Uncertainty is inherent to life, but immediately after 9/11, uncertainty reached new heights. Typically, one deals with uncertainty using a specific tactic. For example, one might delay action, resort to standard operating procedures, or seek out more information. In the months following the 9/11 attacks, these go-to responses weren’t an option. Rather than delaying action or taking a business-as-usual approach, I saw law enforcement professionals managing uncertainty by confronting it head-on. Their ability to do so reflected the strong culture and shared principles that already guided their work. 

Police leaders weren’t the only ones who did a tremendous job managing uncertainty following the 9/11 attacks. Many business leaders also thrived. A 2002 article by Paul A. Argenti published in the Harvard Business Review found that the ability to manage uncertainty in business was also connected to culture. But as Argenti observed, “Many of the executives we spoke with emphasized that a company cannot start communicating its mission and vision during a crisis. Employees will know what to do only if they have been absorbing the company’s guiding principles all along.”

The take-away here is clear. When we talk about the importance of organizational culture, we’re not just talking about building a nice place to work. A clearly defined corporate culture is also critical to ensuring your organization will thrive in the face of adversity. 

Making Decisions Amid Uncertainty, Change, and Adversity

In my current practice, I still work with some police leaders, but the majority of my clients work in other fields, including venture capital, healthcare, and technology. What strikes me is that across sectors, one of the most common concerns raised by leaders is their ability to make decisions amid change. When I explore this challenge with individual clients and teams, I often remember my work with police leaders in the post-9/11 era. 

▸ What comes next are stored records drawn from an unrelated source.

int mvsf_costreg_unet_workspace_bytes(int kind, int C, int D, int H, int W, size_t* bytes);
int mvsf_costreg_unet_tc_bytes(size_t* bytes);
int mvsf_costreg_unet_pack_tc(int kind, const float* wts, void* wts_tc, size_t wts_tc_bytes, mvsf_stream_t stream);
int mvsf_costreg_unet_forward(int kind, const float* volume, const float* wts, const void* wts_tc, float* logits,
                              void* workspace, size_t workspace_bytes, int C, int D, int H, int W, mvsf_stream_t stream);
int mvsf_conv3d_tc_layer(int mode, int sd, const float* in, const float* w32, const float* skip, float* out,
                         void* workspace, size_t workspace_bytes, int cin, int cout, int ID, int IH, int IW,
                         mvsf_stream_t stream);

int mvsf_costreg_tr_workspace_bytes(int C, int D, int H, int W, size_t* bytes);
int mvsf_costreg_tr_forward(float* volume, const float* pos, const float* wts, const void* wts16, size_t n_wts,
                            float* logits, void* workspace, size_t workspace_bytes, int C, int D, int H, int W,
                            int layers, float softmax_scale, mvsf_stream_t stream);
int mvsf_split_weights_f16(const float* wts, void* out16, size_t n, mvsf_stream_t stream);

int mvsf_attention_forward(const float* qkv, float* out, void* workspace, size_t workspace_bytes, int N,
                           float softmax_scale, mvsf_stream_t stream);

int mvsf_linear_tc_forward(const float* A, const float* W, const float* bias, float* C, void* workspace,
                           size_t workspace_bytes, int M, int N, int K, int gelu, mvsf_stream_t stream);
int mvsf_linear_tc_epilogue(int epi, const float* A, int lda, const float* W, const float* bias, const float* res,
                            int ldres, const float* gamma, const float* ln_w, const float* ln_b, float ln_eps,
                            int elu_cols, float* C, int ldc, float* Cpre, int ldcpre, void* C2, int ldc2,
                            void* workspace, size_t workspace_bytes, int M, int N, int K, mvsf_stream_t stream);
int mvsf_linear_tc_streamed_epilogue(int epi, const float* A, int lda, const float* W, const float* bias,
                                     const float* res, int ldres, const float* gamma, int elu_cols, float* C, int ldc,
                                     void* C2, int ldc2, void* workspace, size_t workspace_bytes, int M, int N, int K,
                                     mvsf_stream_t stream);

int mvsf_softargmax(const float* logits, const float* depth_hypo, float tmp, float* prob, float* depth, float* conf,
                    int D, int H, int W, mvsf_stream_t stream);
int mvsf_conf_accumulate(const float* conf, int h, int w, float* acc, int H, int W, float scale, int init,
                         mvsf_stream_t stream);

int mvsf_fmt_workspace_bytes(int V, int H1, int W1, size_t* bytes);
int mvsf_fmt_forward(const float* f1, const float* f2, const float* f3, const float* f4, const float* pe,
                     const float* wts, const void* wts16, size_t n_wts, float* o1, float* o2, float* o3, float* o4,
                     void* workspace, size_t workspace_bytes, int V, int H1, int W1, mvsf_stream_t stream);
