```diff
diff --git a/pysteps_b200/csrc/knn_device.cuh b/pysteps_b200/csrc/knn_device.cuh
--- a/pysteps_b200/csrc/knn_device.cuh
+++ b/pysteps_b200/csrc/knn_device.cuh
@@ -7,7 +7,7 @@
 namespace kdp {
 
 constexpr int NMAX = 4096;
-constexpr int WARPS = 8;
+constexpr int WARPS = 32;
 constexpr int QCAP = 512;
 constexpr int QHEAP = 64;
 constexpr int QTHREADS = 32;
```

Most leaders already have a dominant decision-making style (i.e., decisive, flexible, integrative, or hierarchic). In the profound uncertainty of the post-9/11 era, I was awed by how agile police leaders were as they adjusted their decision-making styles. After all, some decisions had to be made quickly with little time for research or consultation. Other decisions had to be made in a highly integrative manner (i.e., one that acknowledges from the start that there isn’t a single best solution).  

Like all Americans, I hope never to find myself working amid the adversity and uncertainty that followed the 9/11 attacks again. I also remain grateful for everything I learned working with our nation’s law enforcement professionals during that time.

As we mark the passing of another 9/11 anniversary, I urge leaders across sectors to consider what we can continue to learn from how our nation’s police professionals responded to the 9/11 attacks.